We devoted a day to the Cape of Good Hope and Cape Point and another to Cape Agulhas, the southernmost point in Africa. I always thought that North Carolina beaches were hard to beat, and for swimming that’s true. But for sheer gorgeous waves, clear waters, and rocky shores, this coast is amazing. On the way down the peninsula we stopped to see the African penguins at Boulders Beach, and had a picnic at Buffels Bay with the assistance of a park attendant who kept the Chacma baboons at bay so we could eat more or less in peace. We parked at the Cape of Good Hope and hiked up to Cape Point, where the lighthouse is, and back. Cape of Good Hope is the southwestern most point of Africa, but not, as we had thought, the dividing point of the Atlantic and Indian Oceans. On the peninsula we spotted an eland, some zebra, and the lounging dassies, similar to our marmots.

It was at Cape Agulhas that we witnessed the official demarcation of the two oceans. We started the day watching whales at Hermanus. The southern right whales come to Walker Bay to have their young and spend some months lolling around, within easy view of the cliffs in town. At DeKelders more whales and a group of dolphins entertained us while we picnicked. A very long drive later in Agulhas, we stepped into the Atlantic on one side and the Indian Ocean on the other. We hiked along the beach, looking for the fish traps of ancient Khoi peoples from tens of thousands of years ago, a reminder that Africa is indeed our mother continent. As the day was dying, we ate at the restaurant that bills itself as the southernmost restaurant in Africa.

Perhaps our most amazing day in Cape Town itself started with a cable car ride to the top of Table Mountain, a hike on the mountain to Maclear’s Beacon and back, a walk to Artscape Theater to see a dance performance, topped off by a Panafrican meal at Gold Restaurant. Ihaw Elisha, performed by Jazzart Dance Theatre and choreographed by Sbonakaliso Ndaba, was 100 minutes of nonstop energy. They played to an enthusiastic mixed audience.

Our Gold Restaurant experience began with 45 minutes of learning to drum on djembes, taught by instructors from Mali. We all finished with slightly bruised hands.

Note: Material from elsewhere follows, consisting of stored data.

#ifndef PKT_WAVES1
#define PKT_WAVES1 5
#endif
#ifndef PKT_WAVESN
#define PKT_WAVESN 5
#endif
template <int W, bool DBG>
__global__ __launch_bounds__(64 * W, W == 1 ? PKT_WAVES1 : PKT_WAVESN) void k_search_packet(PassArgs a, TargetIndex ix, uint32_t chunk)
{
    __shared__ float4 s_buf[kPktStack][2];
    __shared__ float s_sb[4][8];
    __shared__ uint8_t s_lvl[kPktStack];
    __shared__ uint32_t s_off[kMortonBits + 2];
    __shared__ uint32_t s_cnt[kPktLevels];
    __shared__ uint32_t s_stp[kPktLevels];
    __shared__ uint32_t s_thr[64];
    __shared__ unsigned long long s_key[64];
    __shared__ uint32_t s_dive[W];
    uint32_t (*fr)[kFrontCap] = reinterpret_cast<uint32_t (*)[kFrontCap]>(&s_buf[0][0]);
    const int lane = threadIdx.x & 63;
    const int wave = (W == 1) ? 0 : __builtin_amdgcn_readfirstlane((int)(threadIdx.x >> 6));
    const float inf = __int_as_float(0x7f800000);
    if (threadIdx.x < kMortonBits + 2) s_off[threadIdx.x] = ix.olevel_off[threadIdx.x];
    __syncthreads();
    const uint32_t npk = a.pkt_tab ? a.pkt_count : (a.n + 63u) >> 6;
    const uint32_t front_cap = min(a.pkt_front_cap ? a.pkt_front_cap : (uint32_t)kFrontCap, (uint32_t)kFrontCap);
    constexpr bool CERT = false;
    const float pad = 0.0f;
    const float4 *__restrict__ tq = ix.tq;
    const float4 *__restrict__ onodes = ix.onodes;
    PktCounters cn = {0, 0, 0, 0, 0, 0, 0, 0};
    for (uint32_t slot = xcd_remap_chunked(blockIdx.x, chunk); slot < npk; slot += gridDim.x) {
        uint32_t first = slot * 64u, count = 64u;
        if (a.pkt_tab) { const uint2 e = a.pkt_tab[slot]; first = e.x; count = e.y; }
        const uint32_t pk = slot;
        unsigned long long t_start = 0;
        if (DBG || ix.dbg_trace) t_start = __builtin_amdgcn_s_memrealtime();
        const PktCounters cn0 = cn;
        if (wave == 0) {
            if (lane < kPktLevels) { s_cnt[lane] = 0; s_stp[lane] = 0; }
            if (W > 1) { s_thr[lane] = 0x7f800000u; s_key[lane] = ~0ull; }
            if (lane < W) s_dive[lane] = 0xFFFFFFFFu;
        }
        pkt_sync<W>();
        const uint32_t i = first + (uint32_t)lane;
        const bool active = (uint32_t)lane < count && i < a.n;
        float px = 0.f, py = 0.f, pz = 0.f;
        PktBest b;
        b.d2 = inf; b.second = 0x7f800000u; b.pos = -1;
        float thr = -1.0f;
        if (active) {
            const float x = a.in.x[i], y = a.in.y[i], z = a.in.z[i];
            px = xf_row(a.X.m + 0, x, y, z, 1.0f); py = xf_row(a.X.m + 4, x, y, z, 1.0f); pz = xf_row(a.X.m + 8, x, y, z, 1.0f);
            thr = ((px == px) & (py == py) & (pz == pz)) ? inf : -1.0f;
        }
        const bool wants = thr >= 0.0f;
        const unsigned long long wants0 = __ballot(wants);
        uint32_t steps_pk = 0;
        bool ovf_pk = false;
        if (wants0 != 0ull) {
            float gl[4][3], gh[4][3];
            {
                const float lx = row_fmin(wants ? px : inf), ly = row_fmin(wants ? py : inf), lz = row_fmin(wants ? pz : inf);
                const float hx = row_fmax(wants ? px : -inf), hy = row_fmax(wants ? py : -inf), hz = row_fmax(wants ? pz : -inf);
#pragma unroll
                for (int g = 0; g < 4; g++) {
                    gl[g][0] = bcast(lx, 16 * g + 15); gl[g][1] = bcast(ly, 16 * g + 15); gl[g][2] = bcast(lz, 16 * g + 15);
                    gh[g][0] = bcast(hx, 16 * g + 15); gh[g][1] = bcast(hy, 16 * g + 15); gh[g][2] = bcast(hz, 16 * g + 15);
                }
                if (wave == 0 && (lane & 15) == 15) {
                    float *sb = const_cast<float *>(s_sb[lane >> 4]);
                    sb[0] = lx; sb[1] = ly; sb[2] = lz; sb[3] = 0.f; sb[4] = hx; sb[5] = hy; sb[6] = hz; sb[7] = 0.f;
                }
            }
            const float4 rootA = onodes[0], rootB = onodes[1];
            const uint32_t root_first = (uint32_t)__builtin_amdgcn_readfirstlane(__float_as_int(rootA.w));
            const uint32_t root_packed = (uint32_t)__builtin_amdgcn_readfirstlane(__float_as_int(rootB.w));
            bool done = false;
            {
                const int nw = __popcll(wants0);
                int kth = ((2 * wave + 1) * nw) / (2 * W);
                unsigned long long m = wants0;
                while (kth-- > 0) m &= m - 1ull;
                const int mid = (int)__ffsll((long long)m) - 1;
                const float cx = bcast(px, mid), cy = bcast(py, mid), cz = bcast(pz, mid);
                uint32_t packed = root_packed, dfirst = root_first, level = 0;
                while (oct_nch(packed) != 0u) {
                    const uint32_t nch = oct_nch(packed), cf = oct_cf(packed);
                    uint32_t key = 0xFFFFFFFFu;
                    float4 cA = make_float4(0.f, 0.f, 0.f, 0.f), cB = cA;
                    if ((uint32_t)lane < nch) {
                        const float4 *__restrict__ ch = onodes + 2 * ((size_t)s_off[level + 1] + cf + (uint32_t)lane);
                        cA = ch[0]; cB = ch[1];
                        key = (__float_as_uint(boxdist2(cx, cy, cz, cA, cB)) & ~7u) | (uint32_t)lane;
                    }
                    key = dpp_umin<0x111, 0xf>(key); key = dpp_umin<0x112, 0xf>(key); key = dpp_umin<0x114, 0xf>(key);
                    const int cmin = __builtin_amdgcn_readlane((int)key, 7) & 7;
                    packed = (uint32_t)__builtin_amdgcn_readlane(__float_as_int(cB.w), cmin);
                    dfirst = (uint32_t)__builtin_amdgcn_readlane(__float_as_int(cA.w), cmin);
                    level++;
                    if (DBG) cn.steps++;
                }
                const uint32_t cnt = oct_cf(packed);
                if (DBG) cn.points += cnt;
                pkt_leaf_scalar<CERT>(tq, dfirst, cnt, px, py, pz, b, cn.ties);
                thr = fminf(thr, pkt_threshold(b.d2, pad));
                done = (level == 0);
                if (lane == 0) s_dive[wave] = dfirst;
                if (W > 1 && wants) atomicMin(&s_thr[lane], __float_as_uint(thr));
            }
            if (!done && wave == 0 && lane == 0) { fr[0][0] = root_packed; s_cnt[0] = 1u; }
            pkt_sync<W>();
            uint32_t dive_w[W];
#pragma unroll
            for (int w = 0; w < W; w++) dive_w[w] = s_dive[w];
            int cur = 0;
            bool overflow = false;
            for (uint32_t level = 0; !done; level++) {
                const uint32_t nf = s_cnt[level];
                if (nf == 0u) break;
                if (nf > front_cap) { overflow = true; break; }
                const uint32_t off_next = s_off[level + 1];
                uint32_t my_step = 0;
                while (true) {
                    uint32_t st = my_step++;
                    if (W > 1) {
                        if (lane == 0) st = atomicAdd(&s_stp[level], 1u);
                        st = (uint32_t)__builtin_amdgcn_readfirstlane((int)st);
                    }
                    const uint32_t f0 = st * 8u;
                    if (f0 >= nf) break;
                    if (DBG) { cn.steps++; steps_pk++; }
                    if (W > 1 && wants) thr = __uint_as_float(min(__float_as_uint(thr), s_thr[lane]));
                    const bool scanned = pkt_step<W, DBG>(fr[cur], fr[cur ^ 1], nf, f0, off_next, &s_cnt[level + 1], front_cap, lane, onodes, tq, px, py, pz, wants, gl, gh, dive_w, b, thr, cn);
                    if (W > 1 && scanned && wants) thr = __uint_as_float(min(__float_as_uint(thr), atomicMin(&s_thr[lane], __float_as_uint(thr))));
                }
                cur ^= 1;
                pkt_sync<W>();
            }
            if (overflow) {
                ovf_pk = true;
                if (wave == 0) {
                    cn.overflow++;
                    if (lane == 0 && a.pkt_fallbacks) atomicAdd(a.pkt_fallbacks, 1u);
                    if (W > 1 && wants) thr = __uint_as_float(min(__float_as_uint(thr), s_thr[lane]));
                    PktBest b2 = b;
                    float thr2 = thr;
                    PktCounters cn2 = {0, 0, 0, 0, 0, 0, 0, 0};
                    pkt_dfs<CERT>(onodes, tq, s_off, s_buf, s_sb, s_lvl, lane, px, py, pz, b2, thr2, pad, cn2);
                    b = b2; thr = thr2;
                    if (DBG) { cn.nodes += cn2.nodes; cn.leaves += cn2.leaves; cn.rejected += cn2.rejected; cn.points += cn2.points; cn.ties += cn2.ties; }
                }
            }
        }
        bool writer = (wave == 0);
        if (W > 1) {
            unsigned long long key = ~0ull;
            if (active && b.pos >= 0) key = ((unsigned long long)__float_as_uint(b.d2) << 32) | (unsigned long long)(uint32_t)__float_as_int(tq[b.pos].w);
            if (key != ~0ull) atomicMin(&s_key[lane], key);
            __syncthreads();
            const unsigned long long kmin = s_key[lane];
            writer = (kmin == ~0ull) ? (wave == 0) : (key == kmin);
            if (kmin == ~0ull) b.pos = -1;
        }
        if (active && writer) {
            a.pos_out[i] = b.pos;
            a.d2_out[i] = b.d2;
            a.cert[i] = make_float4(px, py, pz, 0.0f);
            if (b.pos >= 0) store_pair_record(a, ix, i, b.pos);
            else a.pairrec[2 * (size_t)i + 1] = make_float4(0.f, 0.f, 0.f, 1.f);
        }
        if (!DBG && ix.dbg_trace && wave == 0 && lane == 0 && (size_t)pk < ((size_t)1 << 21)) {
            const unsigned long long dt = __builtin_amdgcn_s_memrealtime() - t_start;
            ix.dbg_trace[2 * (size_t)pk] = t_start;
            ix.dbg_trace[2 * (size_t)pk + 1] = (dt << 32) | (unsigned long long)((first << 1) | (ovf_pk ? 1u : 0u));
        }
        if (DBG && lane == 0) {
            const unsigned long long dt = __builtin_amdgcn_s_memrealtime() - t_start;
            if (wave == 0) { atomicMax(ix.dbg + 6, dt); atomicAdd(ix.dbg + 7, dt); }
            if (ix.dbg_trace && (size_t)pk < ((size_t)1 << 18)) {
                unsigned long long *tr = ix.dbg_trace + 8 * (size_t)pk;
                if (wave == 0) { tr[0] = t_start; tr[1] = (dt << 32) | (unsigned long long)((first << 1) | (ovf_pk ? 1u : 0u)); }
                tr[2 + wave] = ((unsigned long long)(steps_pk & 0xFFFFu) << 48) | ((unsigned long long)((cn.leaves - cn.rejected - cn0.leaves + cn0.rejected) & 0xFFFFu) << 32) |
                               ((unsigned long long)((cn.points - cn0.points) & 0xFFFFFFu) << 8) | (unsigned long long)((cn.ties - cn0.ties) & 0xFFu);
                if (wave == 0) tr[6] = ((unsigned long long)(cn.nodes - cn0.nodes) << 32) | (unsigned long long)(cn.leaves - cn0.leaves);
            }
        }
        if (W > 1) __syncthreads();
    }
    if (DBG && lane == 0) {
        atomicAdd(ix.dbg + 0, cn.steps);
        atomicAdd(ix.dbg + 1, cn.overflow);
        atomicAdd(ix.dbg + 2, cn.ties);
        atomicAdd(ix.dbg + 3, cn.points);
        atomicAdd(ix.dbg + 4, cn.nodes + cn.leaves);
        atomicAdd(ix.dbg + 5, cn.rejected);
        atomicAdd(ix.dbg + 8, cn.wantlanes);
    }
}

constexpr float kJumpFactor = 4.5f;
constexpr float kMedianSteps = 6.0f;
constexpr int kMaxRunsPerBlock = 8;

You won’t believe the meal, 14 courses celebrating the cuisine of the 6 African countries that played in the World Cup:
1. South African spiced tomato soup with Xhosa corn pot bread
2. Algerian Kefta Kebabs with yoghurt
3. Cameroon baked fish, marinated in parsley, coriander, and limes, with herb mayo
4. Algerian briouats, folded phyllo pastries filled with meat
5. Cote D’Ivoire baked white yam wedges with peanut sauce
6. Bafana Bafana Bobotie, Cape Malay spiced ground ostrich with custard topping
7. South African chutney to top the Bobotie
8. Ghanaian groundnut chicken
9. Cameroon Morogo, greens with red and yellow peppers, tomatoes, and chillies
10. Nigerian mixed salad, similar to cole slaw
11. Algerian saffron couscous with mint and raisins
12. South African stewed rooibos nectarines
13. South African sponge cake and pudding
14. Cote D’Ivoire fruit platter

The courses were interspersed with drumming, dancing, and larger than life-size puppets that walked among the tables. Needless to say, we staggered home with very full bellies and fell into bed.